I told him about my parents blaming me for little Joshie's ordeal, and imposing on me to take him with me when and wherever I went.
I told him how all those eyes were staring at us; and how all my friends were laughing at my little brother and calling him a 'freak' and an 'alien'...
Finally, I told him about Joshie's death, about my feelings of guilt and shame, about all my humiliations, and about the still lasting fire in my soul...

    I looked out of the window, staring at the sparrows that were still chasing each other through the backyards.
However, I didn't really see them, as my thoughts were lingering in the past...
My eyes filled with tears and started to drip; but I didn't feel their wetness, still dwelling in my own sad world...
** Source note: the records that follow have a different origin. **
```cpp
extern "C" int musc_reads_sort_unique(musc_ctx* c, const char* seqs, const uint64_t* offsets, uint64_t nreads,
                                      int on_device, uint32_t** order, uint32_t** ustart, uint64_t* nunique) {
  if (!c) return 1;
  if (!order || !ustart || !nunique) return fail(c, 2, "musc_reads_sort_unique: NULL output pointer");
  *order = *ustart = nullptr;
  *nunique = 0;
  if ((!seqs || !offsets) && nreads) return fail(c, 2, "musc_reads_sort_unique: NULL input");
  return reads_load_done(c, reads_sort_unique_run(c, seqs, offsets, nreads, on_device, order, ustart, nunique));
}


extern "C" void musc_fastq_prep_free(musc_fastq_prep* p) {
  if (!p) return;
  free(p->name_off);
  free(p->seq_off);
  free(p->name_len);
  free(p->seq_len);
  free(p->order);
  free(p->ustart);
  memset(p, 0, sizeof *p);
}

template <class After>
// ... 92 lines not shown
```

Measured before the change: 2.102 billion.

## Pre-encode read keys once and reuse them across sort passes and head detection

Read sort/unique prep now encodes every read into packed 3-bit words in one coalesced pass using wide 8-byte loads. Each radix key pass then gathers from that buffer instead of re-reading and re-encoding the text, and duplicate-head detection compares the packed words. This removes repeated byte-wise text decoding per pass, at the cost of an n*nw*8-byte temporary buffer and a host readback of an odd-byte flag. When allocation fails or non-ACGTX bytes appear, it falls back to the old kernels.

```diff
diff --git a/include/muscato_hip.h b/include/muscato_hip.h
--- a/include/muscato_hip.h
+++ b/include/muscato_hip.h
@@ -91,6 +91,10 @@
 int musc_reads_sort_unique(musc_ctx* ctx, const char* seqs, const uint64_t* offsets, uint64_t nreads,
                            int on_device, uint32_t** order, uint32_t** ustart, uint64_t* nunique);
 
+#define MUSC_PREP_DETAIL_WORDS 4
+enum { MUSC_PREP_ENCODED = 0, MUSC_PREP_KNOB = 1, MUSC_PREP_NO_ROOM = 2, MUSC_PREP_ODD_BYTES = 3 };
+int musc_reads_prep_last_detail(const musc_ctx* ctx, uint32_t* out);
+
 typedef struct musc_fastq_prep {
   uint64_t n_records, n_short, n_reads, n_unique;
   uint32_t max_len, reserved;
diff --git a/muscato_amd/_lib.py b/muscato_amd/_lib.py
--- a/muscato_amd/_lib.py
+++ b/muscato_amd/_lib.py
@@ -93,7 +93,7 @@
     "musc_db_load_ascii", "musc_db_load_packed", "musc_db_build_index", "musc_db_build_index_for",
     "musc_db_set_partition_bases", "musc_db_partitions",
     "musc_reads_load_ascii", "musc_reads_load_packed", "musc_reads_load_packed32", "musc_reads_sort_unique",
-    "musc_reads_prep_fastq", "musc_fastq_prep_free",
+    "musc_reads_prep_last_detail", "musc_reads_prep_fastq", "musc_fastq_prep_free",
     "musc_reads_names_order", "musc_reads_prep_fastq_names", "musc_reads_names_text",
     "musc_match_device", "musc_hits_copy", "musc_hits_copy_packed", "musc_hits_copy_compact", "musc_hits_unpack", "musc_match", "musc_free_hits",
     "musc_get_stats", "musc_last_instance", "musc_instances", "musc_stream_plan", "musc_gather", "musc_gather_rccl", "musc_rccl_probe", "musc_overflow_probes", "musc_free_u32",
@@ -149,6 +149,8 @@
     lib.musc_reads_load_packed32.argtypes = [vp, vp, vp, vp, ctypes.c_uint32, u64, ctypes.c_int]
     lib.musc_reads_sort_unique.argtypes = [vp, vp, vp, u64, ctypes.c_int, ctypes.POINTER(vp), ctypes.POINTER(vp),
                                            ctypes.POINTER(u64)]
+    lib.musc_reads_prep_last_detail.argtypes = [vp, ctypes.POINTER(ctypes.c_uint32)]
+    lib.musc_reads_prep_last_detail.restype = ctypes.c_int
     lib.musc_reads_prep_fastq.argtypes = [vp, vp, u64, ctypes.c_int, i32, i32, ctypes.POINTER(MuscFastqPrep)]
     lib.musc_reads_prep_fastq.restype = ctypes.c_int
     lib.musc_fastq_prep_free.argtypes = [ctypes.POINTER(MuscFastqPrep)]
diff --git a/muscato_amd/api.py b/muscato_amd/api.py
--- a/muscato_amd/api.py
+++ b/muscato_amd/api.py
@@ -340,6 +340,12 @@
         self.n_reads = int(nu.value)
         return order, ustart
 
+    def read_prep_detail(self) -> dict:
+        w = (ctypes.c_uint32 * 4)()
+        self._check(self._lib.musc_reads_prep_last_detail(self._h, w), "musc_reads_prep_last_detail")
+        return {"sort_encoded": bool(w[0]), "groups_encoded": bool(w[1]), "fallback": ("none", "knob", "no_room", "odd_bytes")[w[2]],
+                "has_x": bool(w[3])}
+
     def prep_fastq(self, raw: bytes, min_len: int, max_len: int) -> dict:
         buf = np.frombuffer(raw, dtype=np.uint8)
         return self.prep_fastq_device(buf.ctypes.data if len(buf) else None, len(buf), min_len, max_len, on_device=False)
diff --git a/muscato_amd/build.py b/muscato_amd/build.py
--- a/muscato_amd/build.py
+++ b/muscato_amd/build.py
@@ -65,7 +65,7 @@
     "dev_mem_check": ("dev_mem_check.cpp", ("host/check.hpp", "dev_mem.hpp"), 521, ()),
     "index_plan_check": ("index_plan_check.cpp", ("host/check.hpp", "index_plan.hpp"), 567_030, ()),
     "launch_plan_check": ("launch_plan_check.cpp", ("host/check.hpp", "launch_plan.hpp"), 113_302_959, ()),
-    "load_plan_check": ("load_plan_check.cpp", ("host/check.hpp", "load_plan.hpp"), 35_240_767, ()),
+    "load_plan_check": ("load_plan_check.cpp", ("host/check.hpp", "load_plan.hpp"), 35_406_059, ()),
     "maxmatches_plan_check": ("maxmatches_plan_check.cpp", ("host/check.hpp", "maxmatches_plan.hpp"), 548_365, ()),
     "read_names_plan_check": ("read_names_plan_check.cpp", ("host/check.hpp", "read_names_keys.hpp", "read_names_lanes.hpp", "read_names_plan.hpp"), 21_928_502, ()),
     "side_names_check": ("side_names_check.cpp", ("host/check.hpp", "side_names.hpp"), 100_517, ()),
diff --git a/muscato_amd/csrc/host/load_plan_check.cpp b/muscato_amd/csrc/host/load_plan_check.cpp
--- a/muscato_amd/csrc/host/load_plan_check.cpp
+++ b/muscato_amd/csrc/host/load_plan_check.cpp
@@ -32,6 +32,22 @@
   EXPECT(ml::rec_shape((1ull << 29) - 1, 100, &s) == ml::SHAPE_OK && s.rw == 8);
   EXPECT(ml::rec_shape(1ull << 29, 100, &s) == ml::TOO_MANY_WORDS);
   EXPECT(ml::rec_shape(0, 0, &s) == ml::SHAPE_OK && s.rw == 4 && s.words == 0);
+}
+
+
+void check_prep_words(uint64_t maxlen) {
+  const uint64_t nw = ml::prep_key_words(maxlen);
+  EXPECT(nw >= 1 && nw * ml::PREP_WORD_BASES >= maxlen);
+  EXPECT(nw == 1 || (nw - 1) * ml::PREP_WORD_BASES < maxlen);
+}
+
+void check_prep_encode(uint64_t n, uint64_t nw) {
+  uint64_t bytes = 77;
+  const unsigned __int128 words = (unsigned __int128)n * nw;
+  const bool fits = ml::prep_encode_bytes(n, nw, &bytes);
+  EXPECT(fits == (nw != 0 && words <= (unsigned __int128)(~0ull >> 3)));
+  EXPECT(bytes == (fits ? (uint64_t)words * 8 : 0));
+  if (fits && n) EXPECT(bytes / 8 / nw == n && bytes % 8 == 0 && (n - 1) * nw + (nw - 1) < bytes / 8);
 }
 
 
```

    Suddenly, I had two comforting arms around my neck, and a small hand tenderly stroked my wet face.
After a moment, John pressed his own face against mine; and our tears mingled together.
I pulled him closer, and he trustfully settled onto my lap.
Together, we waited until our sobs diminished...

    At last, my bad memories slowly faded away, and I started to feel better.
I took a clean handkerchief out of my pocket, and carefully dried John's eyes, and mine...
    We looked at each other, at the same time, and both of us started to grin:

    "You are such a cry-baby..."

    "Yeah, and you are such a cry-grown-up..."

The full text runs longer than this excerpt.